So we know it's about abiogenesis, because it's actually about the emergence of a Darwinian-capable entity. So the subject matter is clear.
Whereas all modern cell membranes are composed primarily of diacyl or dialkyl glycerol phospholipids, the first cell membranes are thought to have self-assembled from simple, single-chain lipids synthesized in the environment.
Here they refer give the background to one of problems the lab has to solve in order to make their story - how do you get from simple lipid chains to more complex phospholipids ?
We asked what selective advantage could have driven the transition from primitive to modern membranes, especially during early stages characterized by low levels of membrane phospholipid.

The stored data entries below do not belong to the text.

static bool lw_auto_for(int e) {
  return e == 0 || e == CG_EPI_BIAS || e == (CG_EPI_BIAS | CG_EPI_GELU) ||
         e == (CG_EPI_BIAS | CG_EPI_GELU | CG_EPI_GELU_DERIV) || e == (CG_EPI_BIAS | CG_EPI_RESID) ||
         e == CG_EPI_RESID || e == CG_EPI_SWIGLU || (e & CG_EPI_ROPE);
}
static gemm_kernel_t pick_pers(int e, int ct, int tile, bool* lw_out) {
  bool lw = tile == CG_TILE_PERS_LW || (tile == CG_TILE_AUTO && lw_auto_for(e));
  if (e == CG_EPI_DSWIGLU) lw = false;
  if (e & CG_EPI_ROPE) {
    if (ct != CG_BF16 || !lw) return nullptr;
    *lw_out = true;
    if (e == (CG_EPI_BIAS | CG_EPI_ROPE)) return gemm_bf16_lw_kernel<CG_EPI_BIAS | CG_EPI_ROPE, CG_BF16>;
    if (e == CG_EPI_ROPE) return gemm_bf16_lw_kernel<CG_EPI_ROPE, CG_BF16>;
    return nullptr;
  }
  *lw_out = lw;
#define PSPEC(E, T) \
  if (e == (E) && ct == (T)) return lw ? gemm_bf16_lw_kernel<(E), (T)> : gemm_bf16_pers_kernel<(E), (T)>;
  PSPEC(0, CG_BF16)
  PSPEC(0, CG_F32)
  PSPEC(CG_EPI_BIAS, CG_BF16)
  PSPEC(CG_EPI_BIAS | CG_EPI_RESID, CG_F32)
  PSPEC(CG_EPI_BIAS | CG_EPI_GELU, CG_BF16)
  PSPEC(CG_EPI_BIAS | CG_EPI_DROPOUT | CG_EPI_RESID, CG_F32)
  PSPEC(CG_EPI_RESID, CG_F32)
  PSPEC(CG_EPI_DROPOUT | CG_EPI_RESID, CG_F32)
  PSPEC(CG_EPI_DGELU, CG_BF16)
  PSPEC(CG_EPI_ACCUM, CG_F32)
  PSPEC(CG_EPI_DGELU | CG_EPI_COLSUM, CG_BF16)
  PSPEC(CG_EPI_BIAS | CG_EPI_GELU | CG_EPI_GELU_DERIV, CG_BF16)
  PSPEC(CG_EPI_DGELU | CG_EPI_GELU_DERIV, CG_BF16)
  PSPEC(CG_EPI_DGELU | CG_EPI_GELU_DERIV | CG_EPI_COLSUM, CG_BF16)
  PSPEC(CG_EPI_COLSUM, CG_BF16)
  PSPEC(CG_EPI_SWIGLU, CG_BF16)
  PSPEC(CG_EPI_DSWIGLU, CG_BF16)
#undef PSPEC
  return nullptr;
}
static int cu_count() {
  static int n[64] = {0};
  int dev = 0;
  (void)hipGetDevice(&dev);
  if (dev < 0 || dev >= 64) dev = 0;
  if (!n[dev]) {
    int v = 0;
    if (hipDeviceGetAttribute(&v, hipDeviceAttributeMultiprocessorCount, dev) != hipSuccess || v <= 0) v = 256;
    n[dev] = v;
  }
  return n[dev];
}
extern "C" int cg_pers_cus(void) { return cu_count(); }
static bool use_pers(const cg_gemm_desc* d, int split) {
  if (split != 1) return false;
  if (d->tile != CG_TILE_AUTO && d->tile != CG_TILE_PERS && d->tile != CG_TILE_PERS_LW) return false;
  if (!d->a_kcontig || !d->b_kcontig) return false;
  if (d->K % bfp::BKT || d->K < 2 * bfp::BKT) return false;
  bool lw = false;
  if (!pick_pers(d->epilogue, d->c_dtype, d->tile, &lw)) return false;
  const long long lim = (long long)bfp::OOR - (1ll << 24);
  const long long es = d->c_dtype == CG_BF16 ? 2 : 4;
  if (((long long)(d->M - 1) * d->lda + d->K) * 2 >= lim) return false;
  if (((long long)(d->N - 1) * d->ldb + d->K) * 2 >= lim) return false;
  if (((long long)(d->M - 1) * d->ldc + d->N) * es >= lim) return false;
  if ((d->epilogue & CG_EPI_RESID) && ((long long)(d->M - 1) * d->ldr + d->N) * 4 >= lim) return false;
  if ((d->epilogue & (CG_EPI_GELU | CG_EPI_DGELU)) && ((long long)(d->M - 1) * d->ld_aux + d->N) * es >= lim)
    return false;
  if ((d->epilogue & (CG_EPI_SWIGLU | CG_EPI_DSWIGLU)) &&
      (((long long)(2 * d->N - 1) * d->ldb + d->K) * 2 >= lim ||
       ((long long)(d->M - 1) * d->ld_aux + 2 * d->N) * 2 >= lim ||
       ((long long)(d->M - 1) * d->ldc + 2 * d->N) * 2 >= lim))
    return false;
  return true;
}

And here they define the problem: what reproductive advantage could have been given by phospholipids at very low levels ("what use is half a phospholipid?" if you like :)) In other words they are testing the hypothesis that even low phospholipid levels must have had some survival advantage, if modern membranes were to have resulted from Darwinian processes.
Here we demonstrate that surprisingly low levels of phospholipids can drive protocell membrane growth during competition for single-chain lipids. Growth results from the decreasing fatty acid efflux from membranes with increasing phospholipid content.
And here they report the data that support their hypothesis, and the mechanism - that even low levels of phospholipids drive membrane growth even when the membraine is largely single-chain lipids.
The ability to synthesize phospholipids from single-chain substrates would have therefore been highly advantageous for early cells competing for a limited supply of lipids. We show that the resulting increase in membrane phospholipid content would have led to a cascade of new selective pressures for the evolution of metabolic and transport machinery to overcome the reduced membrane permeability of diacyl lipid membranes. The evolution of phospholipid membranes could thus have been a deterministic outcome of intrinsic physical processes and a key driving force for early cellular evolution.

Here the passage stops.